Sarpa Satra, which in its Marathi avatar is a part of Bhijaki Vahi, and in English, a standalone book, is essentially a subversive retelling of the apocalyptic rite of snake sacrifice, the opening myth of The Mahabharata, from the point of view of a mythical snake-woman Jaratkaru. Unfolding as a triptych, the long poem foregrounds a subaltern re-narration of the epic in an emotional, humane voice of Jaratkaru that give a lie to the authentic and elitist epic-history inscribed by Vyasa.

Using crisp, contemporary idiom, it also links the mythical references to contemporary social and political events. The allusion is hard to miss when she begins her address by asking, “What would your reaction be…” (italics added) to the distorted logic Janamejaya gives as justification for instituting a holocaust-like rite. By highlighting Janamejaya’s poor and unexamined sense of history, laid on him by crafty Uttanka and his guardians, and his scant understanding of Takshaka’s reasons for killing his father, Kolatkar pins down ravaging conflagrations to the ignorance and arrogance of political powers who,

“…view the world

through the dark prism of a wound
infected
by the dirty bandage of history.”

On the other hand, like a serious historian, Jaratkaru traces the flames of the sarpa satra and the “grand funeral pyre” in which Parikshit burned earlier to the burning down of Khandava forest by Krishna and Arjun in which Takshaka’s wife had perished. She gives an elaborate and blood-curdling account of the ecological and civilisational devastation wrought by the act while, at the same time, comparing it with the pure, hygienic and sophisticated snake sacrifice, devoid of any blood or gore whatsoever.

“A nice yajna, this.
Not a single sacrificial post in sight.
No ropes, no knives…

no need to carve up the parts…
or to roast
the victim’s still bleeding heart in a spit.

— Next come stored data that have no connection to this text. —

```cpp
extern "C" __attribute__((visibility("default"))) int mvx_analyse_frames(mvx_analyse *a, int njobs, const mvx_analyse_job *jobs, void *stream) {
    if (njobs <= 0) return MVX_OK;
    hipStream_t st = (hipStream_t)stream;
    if (int rc0 = mvx_analyse_device_state(a)) return rc0;
    const AParams &P = a->P;
    mvx_analyse::JobSlot &S = a->slot[a->nextSlot.fetch_add(1) % mvx_analyse::kSlots];
    CallGuard::Scope scope(S.guard, st);
    if ((size_t)njobs > S.cap) {
        if (S.d) (void)hipFree(S.d);
        S.cap = (size_t)njobs * 2;
        HIP_CHECK(hipMalloc((void **)&S.d, S.cap * sizeof(AJob)));
    }
    std::vector<AJob> hj(njobs);
    for (int i = 0; i < njobs; i++) {
        for (int p = 0; p < 3; p++) { hj[i].src[p] = (const unsigned char *)jobs[i].src[p]; hj[i].ref[p] = (const unsigned char *)jobs[i].ref[p]; }
        hj[i].blob = (unsigned char *)jobs[i].blob;
        hj[i].fieldShift = jobs[i].field_shift;
        hj[i].valid = jobs[i].ref[0] != nullptr;
        if (((uintptr_t)jobs[i].blob) & 15) { mvx_set_error("mvx_analyse_frames: blob must be 16-byte aligned"); return MVX_E_ARG; }
    }
    if (!g_dbg.cpw1) std::stable_sort(hj.begin(), hj.end(), [](const AJob &x, const AJob &y) { return (uintptr_t)x.ref[0] > (uintptr_t)y.ref[0]; });
    HIP_CHECK(hipMemcpyAsync(S.d, hj.data(), sizeof(AJob) * njobs, hipMemcpyHostToDevice, st));
    int simds = 0;
    {
        int dev = 0, cus = 0;
        HIP_CHECK(hipGetDevice(&dev));
        HIP_CHECK(hipDeviceGetAttribute(&cus, hipDeviceAttributeMultiprocessorCount, dev));
        simds = 4 * cus;
    }
    auto finish = [&](int fast, int cpw, int syncEvery, int kind) {
        g_lastLaunch[0] = fast; g_lastLaunch[1] = cpw; g_lastLaunch[2] = syncEvery; g_lastLaunch[3] = njobs; g_lastLaunch[4] = kind;
        if (P.divide) hipLaunchKernelGGL(analyse_divide_kernel, dim3((P.lv[0].nBlkX * P.lv[0].nBlkY + 255) / 256, njobs), dim3(256), 0, st, a->dP, S.d);
        HIP_CHECK(hipGetLastError());
        return MVX_OK;
    };
    if (mvx_fast_eligible(P) && !g_dbg.general && !g_dbg.cpw1) {
        int srcB = P.blkX * P.blkY * P.bps + 2 * (P.blkX / 2) * (P.blkY / 2) * P.bps;
        const int fRow = (srcB + 15) & ~15;
        int fMaxBlkX = 0;
        for (int i = 0; i < P.nLevels; i++) if (P.lv[i].nBlkX > fMaxBlkX) fMaxBlkX = P.lv[i].nBlkX;
        const int fBins = 1024;
        int fNeed = fRow + fMaxBlkX * 16;
        if (fNeed < fRow + fBins * 4) fNeed = fRow + fBins * 4;
        const bool stripShape8 = P.bps == 1 && P.blkX == 8 && P.chroma && (P.ovX == 4 || P.ovX == 0) && P.shadow[1] != 0;
        const bool uvOrLumaOnly = P.chroma ? P.shadow[1] != 0 : true;
        const bool stripShape16 = P.bps == 1 && P.blkX == 16 && uvOrLumaOnly && (P.ovX == 8 || P.ovX == 0);
        const bool stripShape = (P.bps == 2 && (P.blkX == 16 || (MVX_STRIP32 && P.blkX == 32)) && uvOrLumaOnly && (P.ovX == P.blkX / 2 || (P.blkX == 16 && P.ovX == 0))) || stripShape8 || stripShape16;
        const int sStrip = (P.bps == 2 && P.blkX == 16) ? 2 * 24 * 128  : (P.bps == 2 && MVX_STRIP32 && P.blkX == 32) ? (P.blkX + P.blkX / 2) * 128 : (P.bps == 1 && P.blkX == 16) ? 24 * 64 : 0;
        const int sSrc = stripShape8 ? 16 + 768 : fRow < sStrip ? sStrip : fRow;
        int sNeed = 0, sTabMax = 0;
        for (int i = 0; i < P.nLevels; i++) {
            const bool smallest = i == P.nLevels - 1;
            const int st = smallest ? (P.nLevels == 1 ? P.searchType : P.searchTypeCoarse) : (i == 0 ? P.searchType : P.searchTypeCoarse);
            const int tabB = (st == SearchHex2 ? SPEC_SLOTS_HEX : SPEC_SLOTS_EXH) * SPEC_STRIDE;
            const int need = sSrc + ((P.lv[i].nBlkX * 8 + 15) & ~15) + tabB;
            if (need > sNeed) sNeed = need;
            if (tabB > sTabMax) sTabMax = tabB;
        }
        if (sNeed < sSrc + fBins * 4) sNeed = sSrc + fBins * 4;
        const int teamShared = (64 + fMaxBlkX * 8 + 255) & ~255;
        const int teamPerWave = ((sSrc + sTabMax < sSrc + fBins * 4 ? sSrc + fBins * 4 : sSrc + sTabMax) + 255) & ~255;
        auto teamThatFits = [&](int team) {
            if (team == 1 || team > 8) team = 0;
// ... 5 lines not shown
        const bool useSpecStrips = useSpec && g_dbg.spec != 3 && stripShape;
        int sTab = 0, sRow = fRow;
        if (useSpec) {
            sRow = sSrc;
            sTab = sSrc + ((fMaxBlkX * 8 + 15) & ~15);
            fNeed = sNeed;
        }
        const int perChain = (fNeed + 255) & ~255;
        auto have = [&](int k) {
            if (P.bps == 2 && P.blkX == 8) return k == 1 || k == 2 || k == 4;
            if (P.bps == 2 && P.blkX == 32) return k >= 1 && k <= 3;
            return k >= 1 && k <= 4;
        };
        int k = njobs > 3 * simds ? 4 : njobs > 2 * simds ? 3 : njobs > simds ? 2 : 1;
        if (useSpecStrips && k > 2) k = 2;
        while (k > 1 && (!have(k) || (long long)perChain * 4 * k > 160 * 1024)) k--;
        if ((long long)perChain * 4 * k <= 160 * 1024) {
            const int cpw = useSpecStrips ? 4 : 4 * k;
            int syncEvery = k >= 2 ? (P.bps == 2 ? 32 : 256) : 0;
            if (useSpecStrips) syncEvery = (stripShape8 || stripShape16) ? 0 : 128;
            const int flags = MVX_FAST_XCD_REMAP | ((P.shadow[1] != 0 && P.chroma) ? MVX_FAST_UV : 0) | (g_dbg.spec == 2 ? MVX_FAST_NOSPEC : 0) | (g_dbg.spec == 3 ? MVX_FAST_NOSTRIP : 0);
            const ALaunch L = { njobs, 0, useSpec ? sRow : fRow, useSpec ? sRow : fRow, fBins, fNeed, simds, cpw, k, syncEvery, k, flags, st, a->dP, S.d };
            int rc;
            const int specSide = ((P.blkX == 16 || stripShape8) && P.ovX == 0) ? 1 : 0;
            const int team = useSpec ? teamThatFits(g_dbg.team >= 0 ? g_dbg.team : mvx_team_default(njobs, simds, useSpecStrips, P.bps)) : 0;
            if (team) {
                ALaunch TL = L;
                TL.ldsRow = teamShared; TL.ldsNeed = teamPerWave; TL.ldsHist = sRow; TL.syncEvery = 0; TL.fast = 2; TL.cpw = 1;
                const ASpecLaunch SL = { TL, sRow, team, specSide };
                rc = P.bps == 1 ? mvx_analyse_launch_spec_u8(P, SL) : mvx_analyse_launch_spec_u16(P, SL);
                if (rc == MVX_OK) return finish(2, team, 0, 3);
                if (rc != 1) return rc;
            }
            if (useSpec) { const ASpecLaunch SL = { L, sTab, 0, specSide }; rc = P.bps == 1 ? mvx_analyse_launch_spec_u8(P, SL) : mvx_analyse_launch_spec_u16(P, SL); }
            else rc = P.bps == 1 ? mvx_analyse_launch_fast_u8(P, L) : mvx_analyse_launch_fast_u16(P, L);
            if (rc == MVX_OK) return finish(k, cpw, syncEvery, useSpec ? 2 : 0);
            if (rc != 1) return rc;
        }
    }
    const bool specialised = P.dctmode == 0 && P.xr == 2 && P.yr == 2 && P.blkX == P.blkY && (P.blkX == 16 || P.blkX == 8 || (P.blkX == 32 && P.bps == 2));
    int cpw = g_dbg.cpw1 ? 1 : 4, wpe = 1;
    if (specialised && !g_dbg.cpw1 && njobs > simds) {
        if (P.bps == 1 && (P.blkX == 8 || P.blkX == 16)) wpe = 2;
        if (P.bps == 1 && P.blkX == 8 && njobs > 2 * simds) wpe = 3;
        if (P.bps == 2 && (P.blkX == 16 || P.blkX == 8 || P.blkX == 32)) { wpe = 2; cpw = 8; }
    }
    int srcBytes = P.blkX * P.blkY * P.bps;
    if (P.chroma) srcBytes += 2 * (P.blkX / P.xr) * (P.blkY / P.yr) * P.bps;
    int ldsRow = (srcBytes + 15) & ~15;
    int maxBlkX = 0;
    for (int i = 0; i < P.nLevels; i++) if (P.lv[i].nBlkX > maxBlkX) maxBlkX = P.lv[i].nBlkX;
    const int histBins = 1024;
    const int ldsHist = ldsRow + maxBlkX * 16;
    int ldsBytes = ldsHist + histBins * 4;
    if (mvx_is_fdct(P)) ldsBytes += mvx_dct_lds_bytes(P.blkX, P.blkY);
    if (ldsBytes > 160 * 1024) { mvx_set_error("mvx_analyse_frames: frame too wide for the LDS row buffer"); return MVX_E_ARG; }
    const int ldsNeed = ldsBytes;
    if (ldsBytes < 33 * 1024) ldsBytes = 33 * 1024;
    while (cpw > 1 && (long long)((ldsNeed + 255) & ~255) * cpw > 160 * 1024) {
        cpw = cpw == 8 ? 4 : 1;
        if (wpe == 3) wpe = 2;
        if (P.bps == 2) wpe = 1;
    }
    const int syncEvery = wpe >= 2 ? 256 : 0;
    const ALaunch L = { njobs, ldsBytes, ldsRow, ldsHist, histBins, ldsNeed, simds, cpw, wpe, syncEvery, 0, 0, st, a->dP, S.d };
    bool off32 = true;
// ... 180 lines not shown
```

Oh no. Nothing of the sort.
Nothing crude.
It’s all sorcery: mantras do it all.”

Her gross descriptions of the barbarity with which the duo unleash havoc on the Khandava ecology serve to expose the extreme cruelty and bloodlust lurking under formulaic rituals, sanitised religious meta-narratives and perverted scientific or legal discourses. Among the gruesome images of the chakra slicing a swarm of bees, a flock of hundred swans brought down by Arjun’s arrows, a bear bursting into flames, half-cooked turtles etc, the one which disturbs the most is where Arjun and Krishna are seen thundering around the burning forest in their divine chariots to ensure that nothing gets out of the inferno alive; the moment anything tries to escape, they drive it back into fire or simply mow it down.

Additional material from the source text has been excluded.